WHAT IS NEEDED ->
Copy the entries below in full, keeping them exactly as they are.

Saved entries:

# Atticuszz/GsplatLoc

Measured on AMD Instinct MI355X. Metric: Gaussians/s fwd+bwd @1M splats 1200x680, higher is better.
Workload: dtype f32

## Files before the change

### gsplatloc_amd/csrc/gsloc_common.h

```cpp
#pragma once
#include <hip/hip_runtime.h>
#include <stdint.h>

#include "../../include/gsloc_hip.h"

#define GSL_WAVE 64
#define GSL_ALPHA_MAX 0.999f
#define GSL_ALPHA_MIN (1.0f / 255.0f)
#define GSL_T_STOP 1e-4f
#define GSL_LOG2E 1.4426950408889634f

#define GSL_CHECK_LAUNCH()                                   \
  do {                                                       \
    hipError_t e__ = hipGetLastError();                      \
    if (e__ != hipSuccess) return GSL_ERR_HIP;               \
  } while (0)

namespace gsl {

int zero_u32(void* p, size_t n_dwords, hipStream_t st);

struct M3 {
  float m[9];
  __device__ __forceinline__ float& operator()(int r, int c) { return m[r * 3 + c]; }
// ... 42 lines not shown
  M3 R = quat_to_rotmat(q[0], q[1], q[2], q[3]);
  M3 M;
#pragma unroll
  for (int i = 0; i < 3; ++i)
#pragma unroll
    for (int j = 0; j < 3; ++j) M(i, j) = R(i, j) * s[j];
  return mul_bt(M, M);
}

struct Cam {
  M3 R;
  float t[3];
  float fx, fy, cx, cy;
};

__device__ __forceinline__ Cam load_cam(const float* __restrict__ V, const float* __restrict__ K) {
  Cam c;
#pragma unroll
  for (int i = 0; i < 3; ++i) {
#pragma unroll
    for (int j = 0; j < 3; ++j) c.R(i, j) = V[i * 4 + j];
    c.t[i] = V[i * 4 + 3];
  }
  c.fx = K[0]; c.fy = K[4]; c.cx = K[2]; c.cy = K[5];
  return c;
}

#define GSL_Q(arr, g) (arr)[(g)]
#ifndef GSL_NG
#define GSL_NG 4
#endif
#define GSL_HIT_SHIFT (32 - GSL_NG)
#define GSL_HIT_INDEX_MASK ((1u << GSL_HIT_SHIFT) - 1u)
#define GSL_CLAMP_DEPTH_WINDOW(nearp, farp)            \
  do {                                                 \
    if (!((nearp) >= 1.17549435e-38f)) (nearp) = 1.17549435e-38f; \
    if (!((farp) <= 3.40282347e+38f)) (farp) = 3.40282347e+38f;   \
  } while (0)
#define GSL_MAX_GAUSSIANS (1 << 26)
#ifndef GSL_XCD_SPANS
#define GSL_XCD_SPANS 0
#endif
__device__ __forceinline__ int xcd_span_item(int b, int n) {
#if GSL_XCD_SPANS
  const int x = b & 7, k = b >> 3, q = n >> 3, r = n & 7;
  return x * q + min(x, r) + k;
#else
  (void)n;
  return b;
#endif
}
#define GSL_TILE_OF_BLOCK() gsl::xcd_span_item((int)blockIdx.x, (int)gridDim.x)

__device__ __forceinline__ unsigned pack2h(float a, float b) {
  _Float16 ha = (_Float16)a, hb = (_Float16)b;
  return (unsigned)__builtin_bit_cast(unsigned short, ha) | ((unsigned)__builtin_bit_cast(unsigned short, hb) << 16);
}
__device__ __forceinline__ float h_lo(unsigned u) { return (float)__builtin_bit_cast(_Float16, (unsigned short)(u & 0xFFFFu)); }
__device__ __forceinline__ float h_hi(unsigned u) { return (float)__builtin_bit_cast(_Float16, (unsigned short)(u >> 16)); }

__device__ __forceinline__ void store_half_record(uint4* __restrict__ Qh, size_t i, float4 q0, float4 q1, float4 q2) {
  float rc = (q1.w > 0.f && q1.w < 6.0e4f) ? q1.w * 1.002f + 0.01f : q1.w;
  Qh[2 * i] = make_uint4(__float_as_uint(q0.x), __float_as_uint(q0.y), pack2h(q1.x, q1.y), pack2h(q1.z, rc));
  Qh[2 * i + 1] = make_uint4(pack2h(0.f, q0.w), pack2h(q2.x, q2.y), pack2h(q2.z, 0.f), __float_as_uint(q0.z));
}

// ... 349 lines not shown
```

### gsplatloc_amd/csrc/raster_g16.hip

```cpp
#include <stdlib.h>
#include <string.h>

#include "gsloc_common.h"

namespace gsl {

__device__ __forceinline__ float g16_sel(unsigned long long m, float t, float f) {
  float r;
  asm("v_cndmask_b32_e64 %0, %1, %2, %3" : "=v"(r) : "v"(f), "v"(t), "s"(m));
  return r;
}

#define G16_M_LO8 0x00FF00FF00FF00FFull
#define G16_M_B2 0x0F0F0F0F0F0F0F0Full
#define G16_M_B1 0x3333333333333333ull
#define G16_M_B0 0x5555555555555555ull

constexpr int G16_NG = GSL_NG;
constexpr int G16_GL = 64 / G16_NG;
static_assert(G16_NG == 4 || G16_NG == 8, "pixel groups are DPP rows or half rows");

__device__ __forceinline__ float row_scatter8(const float (&v)[8]) {
  float n0, n1, n2, n3, m0, m1;
  asm volatile(
// ... 48 lines not shown
      "v_add_f32_dpp %2, %6, %6 row_half_mirror row_mask:0xf bank_mask:0xf\n\t"
      "v_add_f32_dpp %3, %7, %7 row_half_mirror row_mask:0xf bank_mask:0xf\n\t"
      "v_add_f32_dpp %0, %8, %8 row_half_mirror row_mask:0xf bank_mask:0xa\n\t"
      "v_add_f32_dpp %1, %9, %9 row_half_mirror row_mask:0xf bank_mask:0xa\n\t"
      "v_add_f32_dpp %2, %10, %10 row_half_mirror row_mask:0xf bank_mask:0xa\n\t"
      "s_nop 1\n\t"
      : "=&v"(n0), "=&v"(n1), "=&v"(n2), "=&v"(n3)
      : "v"(v[0]), "v"(v[1]), "v"(v[2]), "v"(v[3]), "v"(v[4]), "v"(v[5]), "v"(v[6]));
  n0 += dpp_get<0x4E>(n0); n1 += dpp_get<0x4E>(n1); n2 += dpp_get<0x4E>(n2); n3 += dpp_get<0x4E>(n3);
  n0 += dpp_get<0xB1>(n0); n1 += dpp_get<0xB1>(n1); n2 += dpp_get<0xB1>(n2); n3 += dpp_get<0xB1>(n3);
  return make_float4(n0, n1, n2, n3);
}
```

WRITTEN SOLUTION ->
# Atticuszz/GsplatLoc

Measured on AMD Instinct MI355X. Metric: Gaussians/s fwd+bwd @1M splats 1200x680, higher is better.
Workload: dtype f32

## Files before the change

### gsplatloc_amd/csrc/gsloc_common.h

```cpp
#pragma once
#include <hip/hip_runtime.h>
#include <stdint.h>

#include "../../include/gsloc_hip.h"

#define GSL_WAVE 64
#define GSL_ALPHA_MAX 0.999f
#define GSL_ALPHA_MIN (1.0f / 255.0f)
#define GSL_T_STOP 1e-4f
#define GSL_LOG2E 1.4426950408889634f

#define GSL_CHECK_LAUNCH()                                   \
  do {                                                       \
    hipError_t e__ = hipGetLastError();                      \
    if (e__ != hipSuccess) return GSL_ERR_HIP;               \
  } while (0)

namespace gsl {

int zero_u32(void* p, size_t n_dwords, hipStream_t st);

struct M3 {
  float m[9];
  __device__ __forceinline__ float& operator()(int r, int c) { return m[r * 3 + c]; }
// ... 42 lines not shown
  M3 R = quat_to_rotmat(q[0], q[1], q[2], q[3]);
  M3 M;
#pragma unroll
  for (int i = 0; i < 3; ++i)
#pragma unroll
    for (int j = 0; j < 3; ++j) M(i, j) = R(i, j) * s[j];
  return mul_bt(M, M);
}

struct Cam {
  M3 R;
  float t[3];
  float fx, fy, cx, cy;
};

__device__ __forceinline__ Cam load_cam(const float* __restrict__ V, const float* __restrict__ K) {
  Cam c;
#pragma unroll
  for (int i = 0; i < 3; ++i) {
#pragma unroll
    for (int j = 0; j < 3; ++j) c.R(i, j) = V[i * 4 + j];
    c.t[i] = V[i * 4 + 3];
  }
  c.fx = K[0]; c.fy = K[4]; c.cx = K[2]; c.cy = K[5];
  return c;
}

#define GSL_Q(arr, g) (arr)[(g)]
#ifndef GSL_NG
#define GSL_NG 4
#endif
#define GSL_HIT_SHIFT (32 - GSL_NG)
#define GSL_HIT_INDEX_MASK ((1u << GSL_HIT_SHIFT) - 1u)
#define GSL_CLAMP_DEPTH_WINDOW(nearp, farp)            \
  do {                                                 \
    if (!((nearp) >= 1.17549435e-38f)) (nearp) = 1.17549435e-38f; \
    if (!((farp) <= 3.40282347e+38f)) (farp) = 3.40282347e+38f;   \
  } while (0)
#define GSL_MAX_GAUSSIANS (1 << 26)
#ifndef GSL_XCD_SPANS
#define GSL_XCD_SPANS 0
#endif
__device__ __forceinline__ int xcd_span_item(int b, int n) {
#if GSL_XCD_SPANS
  const int x = b & 7, k = b >> 3, q = n >> 3, r = n & 7;
  return x * q + min(x, r) + k;
#else
  (void)n;
  return b;
#endif
}
#define GSL_TILE_OF_BLOCK() gsl::xcd_span_item((int)blockIdx.x, (int)gridDim.x)

__device__ __forceinline__ unsigned pack2h(float a, float b) {
  _Float16 ha = (_Float16)a, hb = (_Float16)b;
  return (unsigned)__builtin_bit_cast(unsigned short, ha) | ((unsigned)__builtin_bit_cast(unsigned short, hb) << 16);
}
__device__ __forceinline__ float h_lo(unsigned u) { return (float)__builtin_bit_cast(_Float16, (unsigned short)(u & 0xFFFFu)); }
__device__ __forceinline__ float h_hi(unsigned u) { return (float)__builtin_bit_cast(_Float16, (unsigned short)(u >> 16)); }

__device__ __forceinline__ void store_half_record(uint4* __restrict__ Qh, size_t i, float4 q0, float4 q1, float4 q2) {
  float rc = (q1.w > 0.f && q1.w < 6.0e4f) ? q1.w * 1.002f + 0.01f : q1.w;
  Qh[2 * i] = make_uint4(__float_as_uint(q0.x), __float_as_uint(q0.y), pack2h(q1.x, q1.y), pack2h(q1.z, rc));
  Qh[2 * i + 1] = make_uint4(pack2h(0.f, q0.w), pack2h(q2.x, q2.y), pack2h(q2.z, 0.f), __float_as_uint(q0.z));
}

// ... 349 lines not shown
```

### gsplatloc_amd/csrc/raster_g16.hip

```cpp
#include <stdlib.h>
#include <string.h>

#include "gsloc_common.h"

namespace gsl {

__device__ __forceinline__ float g16_sel(unsigned long long m, float t, float f) {
  float r;
  asm("v_cndmask_b32_e64 %0, %1, %2, %3" : "=v"(r) : "v"(f), "v"(t), "s"(m));
  return r;
}

#define G16_M_LO8 0x00FF00FF00FF00FFull
#define G16_M_B2 0x0F0F0F0F0F0F0F0Full
#define G16_M_B1 0x3333333333333333ull
#define G16_M_B0 0x5555555555555555ull

constexpr int G16_NG = GSL_NG;
constexpr int G16_GL = 64 / G16_NG;
static_assert(G16_NG == 4 || G16_NG == 8, "pixel groups are DPP rows or half rows");

__device__ __forceinline__ float row_scatter8(const float (&v)[8]) {
  float n0, n1, n2, n3, m0, m1;
  asm volatile(
// ... 48 lines not shown
      "v_add_f32_dpp %2, %6, %6 row_half_mirror row_mask:0xf bank_mask:0xf\n\t"
      "v_add_f32_dpp %3, %7, %7 row_half_mirror row_mask:0xf bank_mask:0xf\n\t"
      "v_add_f32_dpp %0, %8, %8 row_half_mirror row_mask:0xf bank_mask:0xa\n\t"
      "v_add_f32_dpp %1, %9, %9 row_half_mirror row_mask:0xf bank_mask:0xa\n\t"
      "v_add_f32_dpp %2, %10, %10 row_half_mirror row_mask:0xf bank_mask:0xa\n\t"
      "s_nop 1\n\t"
      : "=&v"(n0), "=&v"(n1), "=&v"(n2), "=&v"(n3)
      : "v"(v[0]), "v"(v[1]), "v"(v[2]), "v"(v[3]), "v"(v[4]), "v"(v[5]), "v"(v[6]));
  n0 += dpp_get<0x4E>(n0); n1 += dpp_get<0x4E>(n1); n2 += dpp_get<0x4E>(n2); n3 += dpp_get<0x4E>(n3);
  n0 += dpp_get<0xB1>(n0); n1 += dpp_get<0xB1>(n1); n2 += dpp_get<0xB1>(n2); n3 += dpp_get<0xB1>(n3);
  return make_float4(n0, n1, n2, n3);
}
```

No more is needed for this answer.